Pêndulo é um objeto que se movimenta, mas que está condenado a uma origem, um ponto fixo. Toda sua amplitude está prevista por esse ponto. Por mais que o filme seja muito hábil em constituir dinâmicas internas das cenas, e aproveitar as situações espaciais, como no banheiro ou no quarto do casal, fica a impressão de clausura a um centro, a uma ideia matriz que não vê nada exterior a si mesma. Assim, não surpreende que os personagens não saiam na rua, ou que todos seus amigos sejam parecidos – numa fiel reprodução de um modo de ser das elites culturais urbanas brasileiras: brancos, “descontruídos” e ensimesmados. E, seguindo por essa linha possível, este grupo, e sua ideia de arte – fadada a se esgotar e produzir histerias de “tudo já foi feito” – está condenada justamente por estar umbilicalmente presa a essa origem que é a elite brasileira, de maneira mais ampla, um ethos do poder. A cena da festa ou mesmo a do teatro, assim como as conversas irônicas, parecem uma fidelíssima descrição deste grupo e de sua fome endogâmica, motor de automanutenção. Endogamia, porém, talvez seja uma boa descrição para os processos de sentido do próprio filme e sua vontade de fazer tudo casar, em direção a uma união semântica estável, sacrificando possibilidades de violar sua própria forma, andamento ou direção.

O fascínio do filme pelo seu interior – como ideia ampla – faz com que especialmente sua segunda metade seja previsível, enfraquecendo a escolha inicial de uma linha de acontecimento menos logicamente encadeada, a partir da qual podíamos nos deixar levar por outras frequências, menos submetidas a esse ponto fixo. Uma certa fobia da instabilidade real – ou mesmo conceitual – parece conduzir o filme e impedi-lo de ligações menos pré-condicionadas. Mesmo que os roteiristas sejam casados na vida real – como até o material de imprensa atesta – a rima personagens-autores parece pobre na medida em que o filme coloca elementos e conjuga momentos nos quais sua própria força parece subutilizada por esse medo da desordem, ou melhor, da convivência com outras ordens. Isso passaria por abrir outras linhas, que atravessem o universo do filme, dramatizando o conceitual, conjugando movimentos, combinando heterogeneidades.
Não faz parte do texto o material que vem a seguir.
@@ -237,7 +295,7 @@
   }
 }
 
-template <typename TM, int N, bool NEGATE = true>
+template <typename TM, int N, bool NEGATE = true, bool BANKED = false>
 __device__ __forceinline__ void w_matvec(const WTile<TM>& t, const TM* __restrict__ bv, TM* __restrict__ cv, int gr, int gc) {
   constexpr int G = WG<N>::G;
   TM x[8], acc[8];
@@ -247,12 +305,22 @@
 #pragma unroll
     for (int i = 0; i < 8; ++i) acc[i] += dpp_mov<0x140>(acc[i]);
   }
-  const TM sum = rs8<TM>(acc, gc & 7), tot = NEGATE ? -sum : sum;
+  TM sum;
+  if constexpr (BANKED) {
+    static_assert(G == 8 && sizeof(TM) == 4, "rs8_banked: lane = 8 gr + gc of one wave, fp32");
+    sum = rs8_banked(acc, gc & 7);
+  } else {
+    sum = rs8<TM>(acc, gc & 7);
+  }
+  const TM tot = NEGATE ? -sum : sum;
   if (gc < 8) cv[8 * gr + gc] = tot;
 }
 
 template <int N, bool MIXED> constexpr bool W_LEGMAP = N == 10 && MIXED;
 template <int N, bool MIXED> constexpr bool W_MED3 = N == 10 && MIXED;
+template <int N, bool MIXED> constexpr bool W_TRIM_RS8 = N == 10 && MIXED;
+template <int N, bool MIXED> constexpr bool W_TRIM_PKMUL = N == 10 && MIXED;
+template <int N, bool MIXED> constexpr bool W_TRIM_ROWTAB = N == 10 && MIXED;
 
 template <typename TM, int N, typename LS>
 __device__ __forceinline__ void w_build_E(const LS& L, TM* __restrict__ E, int tid) {
@@ -316,7 +384,7 @@
     if (tid < NL) { TM* d = bv + 6 * (tid >> 2) + 2 * l; d[0] = v0; d[1] = v1; }
   }
   wsync<NW>();
-  w_matvec<TM, N, !QUAD_PIN>(t, bv, cv, gr, gc);
+  w_matvec<TM, N, !QUAD_PIN, QUAD_PIN && W_TRIM_RS8<N, sizeof(TM) == 4>>(t, bv, cv, gr, gc);
   wsync<NW>();
   const TM* cj = cv + 6 * (min(tid, NL - 1) >> 2);
   TM c6[6];
@@ -694,6 +762,7 @@
   constexpr bool LM = W_LEGMAP<N, sizeof(TM) == 4>;
   static_assert(!LM || (NW == 1 && sizeof(TM) == 4), "w_solve's pinned quad sums are written for one wave and fp32");
   constexpr bool MED3 = W_MED3<N, sizeof(TM) == 4>;
+  constexpr bool ROWTAB = W_TRIM_ROWTAB<N, sizeof(TM) == 4>;
   using TS = std::conditional_t<(N > 10), double, TM>;
   TM* const E = reinterpret_cast<TM*>(s.E);
   TM* const piv = reinterpret_cast<TM*>(s.piv);
@@ -710,9 +779,11 @@
   STAMP_INIT
   for (;;) {
     WKq<TS> kq;
+    WRows rw;
     {
       const int tid = fresh_tid<NW>(tid0), L = min(tid, NL - 1);
-      w_kq_load<TS>(kq, w_klane<TS>(tabs), tid);
+      if constexpr (ROWTAB) w_kq_rows_load<TS, N>(kq, rw, w_klane<TS>(tabs), tid);
+      else w_kq_load<TS>(kq, w_klane<TS>(tabs), tid);
       typename LegMapPick<LM, LegMapAdmm<TS>, TS>::type Ls;
       w_admm_sys<TV, TS, N>(s, cfg, L, rho, Ls);
       w_build_E<TS, N>(Ls, reinterpret_cast<TS*>(s.E), tid);
@@ -721,10 +792,15 @@
     WTile<TM> tile;
     {
       const int tid = fresh_tid<NW>(tid0), gr = tid / G, gc = tid % G;
-      if constexpr (sizeof(TS) == sizeof(TM)) {
+      if constexpr (ROWTAB) {
+        static_assert(!ROWTAB || sizeof(TS) == sizeof(TM), "kq and rw were loaded in the sweep's element type: the row table serves a tile that is built and swept in TM");
+        w_tile_init_rows<TM, N>(tile, kq, rw, E, gr, gc);
+        STAMP(2);
+        w_sweep<TM, N, W_TRIM_PKMUL<N, sizeof(TM) == 4>>(tile, piv, gr, gc);
+      } else if constexpr (sizeof(TS) == sizeof(TM)) {
         w_tile_init<TM, N, sizeof(TM) == 4>(tile, kq, E, gr, gc);
         STAMP(2);
-        w_sweep<TM, N>(tile, piv, gr, gc);
+        w_sweep<TM, N, W_TRIM_PKMUL<N, sizeof(TM) == 4>>(tile, piv, gr, gc);
       } else {
         WTile<TS> t64;
         w_tile_init<TS, N, sizeof(TM) == 4>(t64, kq, reinterpret_cast<const TS*>(s.E), gr, gc);
@@ -972,11 +1048,14 @@
   int ok = 0, ps = 0, nstall = 0, cheap_used = 0;
   float vprev = INFINITY, vprev2 = INFINITY;
   bool done = false;
+  constexpr bool ROWTAB = W_TRIM_ROWTAB<N, VM>;
   while (!done) {
     WKq<TP> kq;
+    WRows rw;
     {
       const int tid = fresh_tid<NW>(tid0), L = min(tid, NL - 1);
-      w_kq_load<TP>(kq, w_klane<TP>(tabs), tid);
+      if constexpr (ROWTAB) w_kq_rows_load<TP, N>(kq, rw, w_klane<TP>(tabs), tid);
+      else w_kq_load<TP>(kq, w_klane<TP>(tabs), tid);
       PMap Ls;
       w_polish_sys<TV, TP, N>(s, L, ActSet(s.aset[L], s.ct[L] != 0), Ls);
       w_build_E<TP, N>(Ls, E, tid);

Caso raro de filme com título adjetivo, Pendular já descreve de antemão o que pensa sobre seu próprio modo – sendo o Projeto Linha a materialização mais que literal disso. A sorte de todos nós é que abrir uma lente e um gravador é, em alguma medida, abrir ao involuntário, a uma desordem exterior das coisas. Portanto, mesmo que vidrado por sua armadura de asfixia conceitual reiterativa, o filme deixa imagens pregnantes, como a transição de uma coreografia com cadeiras que se torna apresentação, e o uso do espaço do banheiro, assim como as cenas de videogame (um dos respiros desse processo unificador).

Quando o filme se permite o espaço exterior, na sua porção final, ele mesmo indica o que parece ser um movimento a seguir inclusive na obra de Júlia Murat – já ensaiada em Dia dos Pais (2008, co-dirigido por Léo Bittencourt): uma imagem pela qual não somos necessariamente direcionados a olhar ou sentir nada, e aí posso descobrir algo – o que faz de um homem, negro, brasileiro comum, bem pequeno no quadro, com um braço amputado, que passa na frente da fachada do galpão, a imagem de uma linha de fuga desse autofechamento. O próprio filme parece consciente disso no último diálogo entre os dois atores principais, no qual ela diz ter sentido certo estranhamento ao vê-lo. E, nesta mesma direção, é eloquente que o filme seguinte de Júlia Murat, também presente aqui no festival, Operações de Garantia da Lei e da Ordem (2017, co-dirigido por Miguel Ramos) seja um filme de arquivo, de imagens de outros, de exteriores, quase como uma continuação espacial deste. Resta saber se isso pode contaminar a perspectiva do trabalho, não fazendo do exterior o mesmo tipo de relação de reiteração que aqui vemos chegar a um ponto de paroxismo.